Where have I heard the wind in Tomb Raider before?
I remember hearing an odd sound in the wind at certain points in Tomb Raider, as if the wind was blowing over broken glass pipes, as if someone was running a wetted finger along the rim of a wineglass. It sounded almost like stringed instruments playing a single keening note, but very faintly. It was off somehow, unresolved, eerie. It didn’t belong. It might have even been a music cue. So much of Tomb Raider’s music is subtle.
And what I most remember about that sound is that I’d heard it before. It was from some other movie or game. Where did I hear that? I couldn’t figure it out. Until today.

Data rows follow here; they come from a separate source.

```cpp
void launch_prepare_reference(uint8_t *seq, uint8_t *hp, int flag_hp11, int64_t len, int64_t *tile_first, int64_t *tile_last,
                              int64_t *carry_start, int64_t *carry_next, int keep_first_case, DeviceFlags *flags,
                              hipStream_t s);
void launch_squeeze_lines(const uint8_t *lines, int64_t bytes, uint8_t *dst, int64_t *tile_tmp, int64_t *scan_tmp, int64_t *total,
                          hipStream_t s);
void launch_header_wgs(const HeaderArgs &a, hipStream_t s);
void launch_header_trans(const HeaderArgs &a, hipStream_t s);
void launch_task_sort(const SortArgs &a, hipStream_t s);
void launch_chain_prepare(const HeaderArgs &a, int k, int32_t pass_num, const int32_t *task_of_slot, int32_t *masked,
                          int64_t n_slots_max, ChainState *chain, hipStream_t s);
void launch_chain_update(int k, int32_t pass_num, const int32_t *out_len, ChainState *chain, hipStream_t s);
void launch_chain_init(ChainState *chain, int64_t remaining, hipStream_t s);
void launch_walk_errhmm(const WalkArgs &a, int64_t n_slots_max, uint32_t lds_bytes, bool fast_rv, bool hp_bits,
                        hipStream_t s, int min_lds_kb);
constexpr int kCoopMaxStates = 31;
constexpr int kCoopWaves = 8;
void launch_walk_errhmm_coop(const WalkArgs &a, int n_wg, uint32_t lds_bytes, bool hp_bits, hipStream_t s);
int walk_errhmm_coop_resident(uint32_t lds_bytes, bool hp_bits);
constexpr int kQCoopMaxStates = 63;
void launch_walk_qshmm_coop(const WalkArgs &a, int n_wg, uint32_t lds_bytes, hipStream_t s);
void launch_qshmm_coop_qsum(const WalkArgs &a, int64_t n_slots_max, hipStream_t s);
void launch_walk_qshmm(const WalkArgs &a, int64_t n_slots_max, uint32_t lds_bytes, bool fast_rv, bool hp_bits,
                       hipStream_t s, int min_lds_kb);
void launch_walk_sample(const SampleArgs &a, bool hp_bits, hipStream_t s);
void launch_sample_qsum(const SampleArgs &a, hipStream_t s);
void launch_exclusive_scan_i64(const int64_t *in, int64_t *out, int64_t n, int64_t *tmp, int64_t *total, hipStream_t s);
void launch_gather_pass0_scan(const int32_t *out_len, int64_t n_reads, int32_t pass_num, int64_t *cum, int64_t *tmp,
                              int64_t *total, hipStream_t s);
void launch_quota_cut(const int64_t *cum, const int32_t *rawlen, int64_t n_reads, int64_t len_total_before,
                      int64_t quota, int force_all, DeviceFlags *flags, hipStream_t s);
void launch_cigar_count(const TextArgs &a, int64_t n_slots_max, const DeviceFlags *flags, hipStream_t s);
void launch_text_sizes(const TextArgs &a, DeviceFlags *flags, hipStream_t s);
void launch_text_emit(const TextArgs &a, int64_t n_slots_max, const DeviceFlags *flags, hipStream_t s);
void launch_export_sizes(const ExportArgs &a, DeviceFlags *flags, int64_t *scan_tmp, hipStream_t s);
void launch_export(const ExportArgs &a, int64_t n_slots_max, const DeviceFlags *flags, hipStream_t s);

#define DF_CHUNK 32768
#define DF_SLOT (DF_CHUNK + 64)
#define DF_PIECE_CHUNKS 8192
#define DF_SAMPLE_CHUNKS 64
#define DF_TABLE_HDR_DW 96
#define DF_TABLE_BYTES 2048
void deflate_host_tables(uint32_t *crc_table , uint32_t *pow128 );
void launch_deflate_table(const uint8_t *text, int64_t n_bytes, uint32_t *hist, void *table, hipStream_t s);
#define DF_CTL_BYTES 16
void launch_deflate(const uint8_t *text, int64_t n_bytes, uint64_t *status, void *ctl, uint32_t epoch, uint8_t *dense,
                    const uint32_t *d_crc_table, const uint32_t *d_pow128, const void *table, hipStream_t s,
                    unsigned long long *d_prof = nullptr ,
                    hipEvent_t ev_begin = nullptr, hipEvent_t ev_chunks_done = nullptr );

struct InflateMember {
  int64_t in_off, out_off;
  int32_t in_len, out_len;
  uint32_t crc, pad;
};
enum InflateStatus : int32_t {
  kInfOk = 0,
  kInfBlockType,
  kInfStoredLen,
  kInfTooMany,
  kInfClSet,
  kInfRepeat,
  kInfNoEob,
  kInfLitSet,
  kInfDistSet,
  kInfLitCode,
  kInfDistCode,
  kInfTooFar,
  kInfTruncated,
  kInfTrailing,
  kInfCrc,
  kInfLength,
  kInfCount
};
const char *inflate_reason(int32_t status);
void launch_inflate(const uint8_t *in, const InflateMember *members, int64_t n_members, uint8_t *out, int32_t *status,
                    const uint32_t *d_crc_table, const uint32_t *d_pow128, hipStream_t s);

constexpr int kSpTile = 1024;
inline int64_t sp_tiles(int64_t b0, int64_t b1) { return b1 > b0 ? (b1 - (b0 & ~(int64_t)(kSpTile - 1)) + kSpTile - 1) / kSpTile : 0; }
void launch_sp_count(const uint8_t *buf, int64_t b0, int64_t b1, int64_t *tile_count, int32_t *nul, hipStream_t s);
void launch_sp_lines(const uint8_t *buf, int64_t b0, int64_t b1, int phase, const int64_t *tile_base, uint32_t *rec_start,
                     uint32_t *rec_end, hipStream_t s);
void launch_sp_sums(const uint8_t *buf, const uint32_t *rec_start, const uint32_t *rec_end, int64_t n_rec, int32_t len_min,
                    int32_t len_max, double acc_min, double acc_max, const double *qprob , int32_t *rec_len,
                    double *accuracy, int64_t *padded, hipStream_t s);
void launch_sp_pool(const uint8_t *buf, const uint32_t *rec_start, const int32_t *rec_len, const int64_t *padded, const int64_t *off,
                    int64_t n_rec, uint8_t *pool, hipStream_t s);

enum : int32_t { kSbCounted = 0, kSbSkipped = 1, kSbNoQual = 2 };
void launch_sb_sums(const uint8_t *buf, const uint64_t *rec, int64_t n_rec, int32_t len_min, int32_t len_max, double acc_min, double acc_max,
                    const double *qprob , uint32_t *qual_at, int32_t *rec_len, int32_t *status, double *accuracy,
// ... 6 lines not shown
```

After the jump, mystery solved
Rubber, Quentin Dupieux’s subversively absurd horror movie, opens with people in the desert watching for the movie to start, and you can faintly hear that “finger on a wineglass” keen. Then one of them see a location that sets the movie’s events into motion. As the credits play over scenes of the location — a dump littered with detritus, a bit like the island in Tomb Raider on a smaller and more mundane scale — the sound builds up to the title card, which then leads to the main character lifting himself up out of the dirt.
That’s the sound I heard at some point playing Tomb Raider. I’m almost certain that just as Crystal Dynamics is a fan of The Descent, someone over there working on the sound design is a fan of Rubber.